On day 33 of Ayodhya hearing, CJI says ‘things are not going as per our schedule’

The court has to weigh which inference is more probable and reasonable as there is no direct proof of a temple: Justice Bobde

September 27, 2019 04:53 pm | Updated December 03, 2021 08:03 am IST - New Delhi

NEW DELHI, 09/04/2013: Supreme Court of India in New Delhi on April 10,  2013. 
Photo: S. Subramanium

NEW DELHI, 09/04/2013: Supreme Court of India in New Delhi on April 10, 2013. Photo: S. Subramanium

Chief Justice of India (CJI) Ranjan Gogoi betrayed a growing sense of exasperation as the 33rd day of hearing in the Ayodhya dispute (Friday) drew to a close.
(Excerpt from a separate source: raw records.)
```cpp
// ... 971 lines not shown
            int hit = -1;
            for (uint32_t sl = (uint32_t)NodeKeyHash()(ki) & 1023u; table[sl] >= 0; sl = (sl + 1) & 1023u)
                if (node_key(lb.batch[(size_t)table[sl]]) == ki) { hit = table[sl]; break; }
            if (hit >= 0) tw.push_back({ub.brow[i], lb.brow[(size_t)hit]});
            else if (memo_on && !lb.memo.find(ki)) {
                tw.push_back({ub.brow[i], lb.nrows + (int)lb.phantom.size()});
                lb.phantom.push_back(ub.batch[i]);
            }
        }
    }
    static void pack_group(Half& h, size_t a, const Task& tk, const RotCube& cube) {
        std::memcpy(&h.R9[9 * a], cube.q.R.m, 9 * sizeof(float));
        h.spans[a] = cube.span;
        h.fix[a] = tk.fix_rot ? 1 : 0;
        h.cut[a] = tk.cut_above();
        float* base = &h.tn4[4 * (size_t)h.offsets[a]];
        for (size_t q = 0; q < tk.batch.size(); ++q) {
            if (tk.brow[q] < 0) continue;
            const TransCube& c = tk.batch[q];
            float* out = base + 4 * (size_t)tk.brow[q];
            out[0] = c.t.x; out[1] = c.t.y; out[2] = c.t.z; out[3] = c.span;
        }
        float* out = base + 4 * (size_t)tk.nrows;
        for (const TransCube& c : tk.phantom) { out[0] = c.t.x; out[1] = c.t.y; out[2] = c.t.z; out[3] = c.span; out += 4; }
    }
    static void rebalance(Half& from, Half& to) {
        if (from.members.size() < to.members.size() + 2 + to.members.size() / 4) return;
        const size_t move = (from.members.size() - to.members.size()) / 2;
        std::vector<size_t> keep;
        keep.reserve(from.members.size());
        size_t moved = 0, unit = 0;
        for (size_t k = from.members.size(); k-- > 0;) {
            const bool pair = k > 0 && (from.members[k] ^ 1) == from.members[k - 1];
            const size_t n = pair ? 2 : 1;
            const bool go = moved + n <= move && (unit & 1) == 0;
            for (size_t q = 0; q < n; ++q) {
                if (go) { to.members.push_back(from.members[k - (n - 1) + q]); ++moved; }
                else keep.push_back(from.members[k - q]);
            }
            if (pair) --k;
            ++unit;
        }
        std::reverse(keep.begin(), keep.end());
        from.members.swap(keep);
    }
    template <class O>
    static auto submit_leaf(O& ops, int slot, Half& h, int) -> decltype(ops.bounds_submit_leaf(slot, 0, h.R9.data(), h.spans.data(), h.fix.data(), h.offsets.data(), h.tn4.data(), h.twin.data(), h.cut.data(), h.leaf.data())) {
        return ops.bounds_submit_leaf(slot, (int)h.live.size(), h.R9.data(), h.spans.data(), h.fix.data(), h.offsets.data(), h.tn4.data(), h.twin.data(), h.cut.data(), h.leaf.data());
    }
    template <class O>
    static int submit_leaf(O& ops, int slot, Half& h, long) {
        return ops.bounds_submit(slot, (int)h.live.size(), h.R9.data(), h.spans.data(), h.fix.data(), h.offsets.data(), h.tn4.data(), h.twin.data(), h.cut.data());
    }
    int submit_half(int slot, Half& h) {
        if (use_cut_) return submit_leaf(ops_, slot, h, 0);
        return ops_.bounds_submit(slot, (int)h.live.size(), h.R9.data(), h.spans.data(), h.fix.data(), h.offsets.data(), h.tn4.data(), h.twin.data(), nullptr);
    }
    void consume_half(Half& h, std::vector<Task*>& tasks, bool par) {
        const std::function<void(size_t)> push_fn = [&](size_t k) {
            Task& tk = *tasks[h.live[k]];
            const float *lb = h.lb.data() + h.offsets[k], *ub = h.ub.data() + h.offsets[k];
            for (size_t q = 0; q < tk.batch.size(); ++q)
                if (tk.brow[q] >= 0) { tk.blb[q] = lb[tk.brow[q]]; tk.bub[q] = ub[tk.brow[q]]; }
            for (size_t j = 0; j < tk.phantom.size(); ++j)
                tk.memo.insert(node_key(tk.phantom[j]), lb[tk.nrows + (int)j], ub[tk.nrows + (int)j]);
            tk.consume(tk.blb.data(), tk.bub.data());
        };
        if (par) pool_->parallel_for(h.live.size(), push_fn);
        else for (size_t k = 0; k < h.live.size(); ++k) push_fn(k);
        if (account_submissions_) stats_.bounds_calls++;
    }

    void overlap_report(std::vector<Task*>& tasks, const std::vector<const RotCube*>& cubes) {
        for (size_t i = 0; i + 1 < tasks.size(); i += 2) {
            if (cubes[i] != cubes[i + 1]) continue;
            auto &a = tasks[i]->seen, &b = tasks[i + 1]->seen;
            std::sort(a.begin(), a.end()); std::sort(b.begin(), b.end());
            std::vector<std::array<uint32_t, 4>> both;
            std::set_intersection(a.begin(), a.end(), b.begin(), b.end(), std::back_inserter(both));
            ov_ub_ += a.size(); ov_lb_ += b.size(); ov_both_ += both.size();
        }
    }
    int run_task_list(std::vector<Task*>& tasks, const std::vector<const RotCube*>& cubes) {
        const int rc_ = run_task_list_impl(tasks, cubes);
        if (overlap_stats_) overlap_report(tasks, cubes);
        if (account_submissions_)
            for (const Task* t : tasks) stats_.trans_cubes += t->count;
        return rc_;
    }
    int run_task_list_impl(std::vector<Task*>& tasks, const std::vector<const RotCube*>& cubes) {
        const bool par = tasks.size() >= 8 && pool_->size() > 1;
        const bool timing = timing_;
        if (tasks.size() >= 4 && ops_.async()) {
            Half h[2];
            for (size_t i = 0; i < tasks.size(); ++i) h[(i >> 1) & 1].members.push_back(i);
            for (;;) {
                bool any = false;
                for (int k = 0; k < 2; ++k) {
                    const auto ta = clock::now();
                    if (h[k].inflight) {
                        int rc = ops_.bounds_collect(k, h[k].lb.data(), h[k].ub.data());
                        if (rc) return rc;
                        h[k].inflight = false;
                    }
                    const auto tb = clock::now();
                    if (!h[k].live.empty()) consume_half(h[k], tasks, par);
                    h[k].live.clear();
                    const auto tc = clock::now();
// ... 73 lines not shown
```
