+                if (from_intv) { t.rbeg = (i64)(w0_ & ~LH_POSF); t.qbeg = (int32_t)(w1_ >> 32); t.len = (int32_t)(uint32_t)w1_ - t.qbeg; }
+                else { t.rbeg = (i64)w0_; t.qbeg = (int32_t)(uint32_t)w1_; t.len = (int32_t)(w1_ >> 32); }
+                return t;
+            };
+            i64 cb0 = 0, cb1 = 0;
+            int crid = -1;
+            auto seed_rid = [&](const DSeed& t) {
+#if LH_K3_WEAK == 2
+                if (crid >= 0) return crid;
+#endif
+                if (crid >= 0 && t.rbeg >= cb0 && t.rbeg + t.len <= cb1) { LH_K3_PATH(4); return crid; }
+                LH_K3_PATH(3);
+                const int rid = dev_intv2rid(ix, t.rbeg, t.rbeg + t.len);
+                if (rid >= 0) {
+                    i64 b = ix.contig_off[rid], e = b + ix.contig_len[rid];
+                    if (t.rbeg >= ix.l_pac) { const i64 x = b; b = (ix.l_pac << 1) - e; e = (ix.l_pac << 1) - x; }
+                    cb0 = b; cb1 = e; crid = rid;
+                }
+                return rid;
+            };
+            if (from_intv) nsa = S;
             int nch = 0;
             uint32_t od = 0;
             u64 smap0 = ~0ull, smap1 = ~0ull;
 #define SMAP_SET(s_, v_) { if ((s_) < 16) smap0 = (smap0 & ~(0xfull << ((s_) << 2))) | ((u64)(v_) << ((s_) << 2)); else smap1 = (smap1 & ~(0xfull << (((s_) - 16) << 2))) | ((u64)(v_) << (((s_) - 16) << 2)); }
 #define SMAP_GET(s_) ((int)((((s_) < 16 ? smap0 : smap1) >> (((s_) & 15) << 2)) & 0xf))
-            DSeed pn; pn.rbeg = 0; pn.qbeg = 0; pn.len = 0;
+            u64 n0 = 0, n1 = 0;
             int ridn = -1;
-            if (S > 0) { pn = sd_[0]; ridn = rid_[0]; }
+            if (S > 0) { seed_raw(0, n0, n1); if (!from_intv) ridn = rid_[0]; }
             for (int s = 0; s < S && !heavy; ++s) {
-                const DSeed p = pn;
-                const int rid = ridn;
-                if (s + 1 < S) { pn = sd_[s + 1]; ridn = rid_[s + 1]; }
+                const u64 c0 = n0, c1 = n1;
+                const int ridp = ridn;
+                if (s + 1 < S) { seed_raw(s + 1, n0, n1); if (!from_intv) ridn = rid_[s + 1]; }
+                const DSeed p = seed_of(c0, c1);
+                const int rid = from_intv ? seed_rid(p) : ridp;
                 if (rid < 0) continue;
                 int to_add = 1, lo = 0;
                 for (int k = 0; k < nch; ++k) {
@@ -115,7 +164,20 @@
                     nch++;
                 }
             }
+            if (heavy && from_intv) {
+#if LH_K3_WEAK != 1
+                for (int s = 0; s < S; ++s) {
+                    u64 w0, w1;
+                    seed_raw(s, w0, w1);
+                    const DSeed t = seed_of(w0, w1);
+                    seeds[base + s] = t; s_rid[base + s] = seed_rid(t);
+                }
+#endif
+                l_rep[r] = 0;
+                LH_K3_PATH(1);
+            }
             if (!heavy) {
+            LH_K3_PATH(S == 0 ? 5 : from_intv ? 0 : 2);
             for (int k = 0; k < nch; ++k) {
                 const uint32_t w5 = CLW(k, 5), w6 = CLW(k, 6);
                 int wq = (int)(w5 >> 8), wr = (int)(w6 >> 8);
@@ -178,7 +240,7 @@
                     if (C_KEPT(NIB(st, i)) < 3) C_SET_KEPT(NIB(st, i), 0);
             }
             int m = 0, sstart = 0;
-            const float frac_rep = (float)l_rep[r] / len;
+            const float frac_rep = (float)(from_intv ? 0 : lrep) / len;
             for (int i = 0; i < n; ++i) {
                 const int id = NIB(st, i);
                 const int kp = C_KEPT(id);
@@ -199,7 +261,9 @@
                 const uint32_t ss = CLW(id, 7);
                 if (ss == 0xffffffffu) continue;
                 const uint32_t t = CLW(id, 2);
-                cseeds[base + ss + t] = sd_[s];
+                u64 w0, w1;
+                seed_raw(s, w0, w1);
+                cseeds[base + ss + t] = seed_of(w0, w1);
                 CLW(id, 2) = t + 1;
             }
             n_chains[r] = m;
@@ -260,6 +324,8 @@
         wtot += (u64)(uint32_t)wave_sum_i32((int)(w32 & 0xffff));
         int ctot = wave_sum_i32(nch_done);
         if (lane == 0 && (wtot || ctot)) { atomicAdd(&LH_CTR(ctr)->win_bases, wtot); atomicAdd(&LH_CTR(ctr)->n_chain_ext, (u64)ctot); }
+        const int stot = wave_sum_i32(pool_all ? 0 : nsa);
+        if (lane == 0 && stot) atomicAdd(&LH_CTR(ctr)->n_sa, (u64)stot);
     }
     u64 hm = __ballot(heavy);
     if (hm) {
diff --git a/lariat_amd/csrc/k_seed.h b/lariat_amd/csrc/k_seed.h
--- a/lariat_amd/csrc/k_seed.h
+++ b/lariat_amd/csrc/k_seed.h
@@ -66,10 +66,11 @@
     if (blockIdx.x == 0 && t == 0) out[n] = tile_sum[n_tiles];
 }
 
-__global__ void __launch_bounds__(256) k_seed_owner(int n_reads, const i64* __restrict__ seed_off, i64 pool_cap, int32_t* __restrict__ owner) {
+__global__ void __launch_bounds__(256) k_seed_owner(int n_reads, const i64* __restrict__ seed_off, i64 pool_cap, const int32_t* __restrict__ l_rep, int all, int32_t* __restrict__ owner) {
     for (int r = blockIdx.x * blockDim.x + threadIdx.x; r < n_reads; r += gridDim.x * blockDim.x) {
         i64 e = seed_off[r + 1] < pool_cap ? seed_off[r + 1] : pool_cap;
-        for (i64 g = seed_off[r]; g < e; ++g) owner[g] = r;
+        const int32_t v = (!all && l_rep[r] == LH_LREP_FROM_INTV) ? -1 : r;
+        for (i64 g = seed_off[r]; g < e; ++g) owner[g] = v;
     }
 }
 
@@ -84,8 +85,8 @@
     for (i64 rd = 0; rd < nrounds; ++rd) {
         i64 g = rd * stride + (i64)blockIdx.x * blockDim.x + threadIdx.x;
         int nlf = 0, nsa = 0;
-        if (g < total) {
-            int r = owner[g];
+        const int r = g < total ? owner[g] : -1;
+        if (r >= 0) {
             i64 u = g - seed_off[r];
             const int bs = big_slot ? big_slot[r] : -1;
             const DIntv* iv = bs < 0 ? intv + (size_t)r * LH_MAX_INTV : big_slab + ((size_t)bs * 2 + 1) * LH_BIG_INTV;
diff --git a/lariat_amd/csrc/k_smem4.h b/lariat_amd/csrc/k_smem4.h
--- a/lariat_amd/csrc/k_smem4.h
+++ b/lariat_amd/csrc/k_smem4.h
@@ -27,7 +27,6 @@
 #define PE_X1(e) ((e).hi & LH_M40)
 #define PE_X2(e) (((e).lo >> 40) | ((((e).hi >> 40) & 0x1ffull) << 24))
 #define PE_INFO(e) ((int)((e).hi >> 49))
-#define LH_POSF (1ull << 62)
 
 #define S4_FETCH 0
 #define S4_DONE 1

“Things are not going as per our schedule!” he said, moments before the Constitution Bench rose. The hearing was a half-day affair. The Bench rose by 12.45 p.m.

The usual practice is to hear the case till 5 p.m and through the weekdays. The day starts at 10.30 a.m. and the first half of the hearing is over by around 1 p.m. The Bench reconvenes at 2.15 p.m. and continues till 4 p.m. After a 15-minute break, the judges reassemble for another 45 minutes before calling it a day.

 

The CJI had urged lawyers to complete their oral submissions by October 18. This would give the judges at least a month to write their judgments before Chief Justice Gogoi retires on November 17.

However, the court calendar shows an October spotted in red for court holidays. There is Dussehra from October 7-12 and later Diwali between October 28 and November 2. Besides the weekends, October 2 is also a holiday.

The Chief Justice’s comment on Friday came when senior advocate Shekhar Naphade said he would need at least two hours more for his arguments and the court had so far given him only 45 minutes.

Yesterday, the CJI ticked off some lawyers who wanted to intervene in the case and argue. “You will go on arguing and we will go on hearing till my last working day. Today is the 32nd day of arguments… What is this” he asked those lawyers.

The Ayodhya case is near the half-way mark to the longest heard case in the Supreme Court history – the Kesavananda Bharati or the Basic Structure case. In that, the hearings had spanned 68 working days from October 1972 to March 1973. The judgment was delivered on the last working day of then Chief Justice of India S.M. Sikri, who led the 13-judge Bench.

During the Friday hearing, Justice S.A. Bobde, on the Bench, said the contradicting claims of both Hindus and Muslims about a Ram temple buried in the disputed land were based on sheer inferences. There was not a single eyewitness.

Justice Bobde said hence there was no other way for the court to decide which claim was true except by gauging which side’s guess was more reasonable or probable.

ASI report

Both Justices Abdul Nazeer and D.Y. Chandrachud, however, reacted strongly to senior advocate Meenakshi Arora’s submission that the Archaeological Survey of India’s (ASI) report of 2003 of a massive structure suggesting a temple underneath as “weak evidence” and a mere opinion.

“You cannot equate the Commissioner's [ASI] report with any other ordinary opinion. He conducted it [Ayodhya dig] in the delegated position of the judge,” Justice Nazeer addressed Ms. Arora.

“The inferences [in the ASI report] are by cultivated, studied minds,” Justice Chandrachud said.

“The court has to weigh which inference is more probable, reasonable as there is no direct proof of a temple,” Justice Bobde reiterated.

To this, Ms. Arora asked what stopped the court from inferring that the structure believed to be underneath was not a Jain, Buddhist one.